"[...] o inóspito, árido e descurado processo encontra-se estreitamente relacionado com as correntes espirituais dos povos e [...] as suas diversas concretizações devem ser incluídas entre os mais importantes testemunhos da cultura" (F. Klein (1902))



10/02/2015

Jurisprudência constitucional (26)


Princípio da legalidade penal: tipicidade; reserva parlamentar;
 norma incriminadora inovatória
 
1. A parte dispositiva de TC 3/2/2015 (96/2015; também aqui) é a seguinte:

"[...] o Tribunal Constitucional declara a inconstitucionalidade [orgânica], com força obrigatória geral, da norma do artigo 97.º do Código do Notariado, aprovado pelo Decreto-Lei n.º 207/95, de 14 de agosto, por violação da alínea c), do n.º 1 do artigo 165.º da Constituição."

A decisão tem vários votos de vencido, entre os quais o da Cons. M. de F. Mata-Mouros, do qual consta a seguinte passagem:

"[...] No quadro constitucional [...], a generalização do juízo de inconstitucionalidade da norma contida no artigo 97.º do Código do Notariado, empreendida no presente acórdão, além de se sustentar numa argumentação que traduz mera petição de princípio, dando como adquirido aquilo que devia ser demonstrado (a relevância político-criminal da norma), representa uma confusão entre os poderes jurisdicionais do Tribunal Constitucional no âmbito da fiscalização concreta e da fiscalização abstrata, que não se aceita.
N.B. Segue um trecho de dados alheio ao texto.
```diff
diff --git a/cwfa_amd/ops.py b/cwfa_amd/ops.py
--- a/cwfa_amd/ops.py
+++ b/cwfa_amd/ops.py
@@ -335,13 +335,14 @@
 
 class PackedConv:
     __slots__ = ("packed", "cout", "cin", "ks", "transposed", "version", "src_ptr", "split", "epoch", "version1", "src_ptr1", "cat_c1",
-                 "cat_from", "short")
+                 "cat_from", "short", "gemm16")
 
     def __init__(self, packed, cout, cin, ks, transposed, version, src_ptr, split=False):
         self.packed, self.cout, self.cin, self.ks = packed, cout, cin, ks
         self.transposed, self.version, self.src_ptr = transposed, version, src_ptr
         self.split = split
         self.epoch = _pack_epoch
+        self.gemm16 = False
 
 
 def pack_conv_weight(w, transposed=False, direct=False):
@@ -358,6 +359,13 @@
             raise ValueError("square kernels only")
     if direct:
         pass
+    elif _split_bf16 and ks == 1 and cout >= 128 and not single_product():
+        w2 = w.permute(1, 2, 3, 0).reshape(cout, cin).contiguous() if transposed else w.reshape(cout, cin)
+        packed = torch.empty(L.cwfa_conv1x1_split_packed_bytes(cout, cin), dtype=torch.uint8, device=w.device)
+        check(L.cwfa_conv1x1_split_pack_f32(_p(w2), _p(packed), cout, cin, _stream()), "conv1x1_split_pack")
+        pc = PackedConv(packed, cout, cin, ks, transposed, w._version, w.data_ptr(), split=True)
+        pc.gemm16 = True
+        return pc
     elif _split_bf16 and ks == 1 and cout >= 128:
         packed = torch.empty(L.cwfa_conv_split_packed_bytes(cout, cin, ks), dtype=torch.uint8, device=w.device)
         check(L.cwfa_conv_split_pack_f32(_p(w), _p(packed), cout, cin, ks, int(transposed), _stream()), "conv_split_pack")
@@ -505,6 +513,9 @@
             o.in_scale = o.in_shift = o.in_add = None
         check(L.cwfa_conv3x3_split_f32(_p(x), _p(pc.packed), _p(out), B, Cin, H, W, pc.cout, xbs, ybs, C.byref(o),
                                        _stream()), "conv3x3_split")
+    elif pc.split and pc.gemm16:
+        check(L.cwfa_conv1x1_split_f32(_p(x), _p(pc.packed), _p(out), B, Cin, H, W, pc.cout, xbs, ybs, C.byref(o), _stream()),
+              "conv1x1_split")
     elif pc.split:
         ws = torch.empty(L.cwfa_split_workspace_bytes(B, Cin, H * W), dtype=torch.uint8, device=x.device)
         per_sample = in_scale is not None and in_scale.numel() == B * Cin and B > 1
diff --git a/include/cwfa_hip.h b/include/cwfa_hip.h
--- a/include/cwfa_hip.h
+++ b/include/cwfa_hip.h
@@ -156,6 +156,10 @@
                            int64_t x_bs, int64_t y_bs, const cwfa_conv_opts* opts, void* stream);
 int cwfa_conv_split_f32(const void* ws, const void* w_packed, float* y, int B, int Cin, int H, int W, int Cout, int ks, int64_t y_bs,
                            const cwfa_conv_opts* opts, void* stream);
+int64_t cwfa_conv1x1_split_packed_bytes(int Cout, int Cin);
+int cwfa_conv1x1_split_pack_f32(const float* w, void* packed, int Cout, int Cin, void* stream);
+int cwfa_conv1x1_split_f32(const float* x, const void* w_packed, float* y, int B, int Cin, int H, int W, int Cout,
+                           int64_t x_bs, int64_t y_bs, const cwfa_conv_opts* opts, void* stream);
 int64_t cwfa_conv7x7_split_packed_bytes(int Cout, int Cin);
 int cwfa_conv7x7_split_pack_f32(const float* w, void* packed, int Cout, int Cin, void* stream);
 int cwfa_conv7x7_split_f32(const float* x, const void* w_packed, float* y, int B, int Cin, int H, int W, int Cout,
```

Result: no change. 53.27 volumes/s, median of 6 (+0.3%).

A invalidação do artigo 97.º do Código do Notariado suscita ainda uma perplexidade: no momento em que é dado conteúdo jurídico útil à advertência, com a consagração do tipo penal relativamente ao qual a pessoa é advertida (o tipo penal genérico de crime de falsas declarações, como o atualmente previsto no artigo 348.º-A do Código Penal), a mesma advertência é declarada inconstitucional. Ora, esta declaração suscita interrogações adicionais, designadamente ao nível da justificação da reação penal para a incriminação dos outorgantes pelo crime de falsas declarações perante oficial público independentemente da verificação de qualquer advertência das consequências criminais da sua conduta. A uma advertência sem sanção (criminal) deverá seguir-se uma sanção criminal sem prévia advertência?"
 


2. O art. 97.º CNot dispunha o seguinte:

"Os outorgantes são advertidos de que incorrem nas penas aplicáveis ao crime de falsas declarações perante oficial público se, dolosamente e em prejuízo de outrem, prestarem ou confirmarem declarações falsas, devendo a advertência constar da escritura."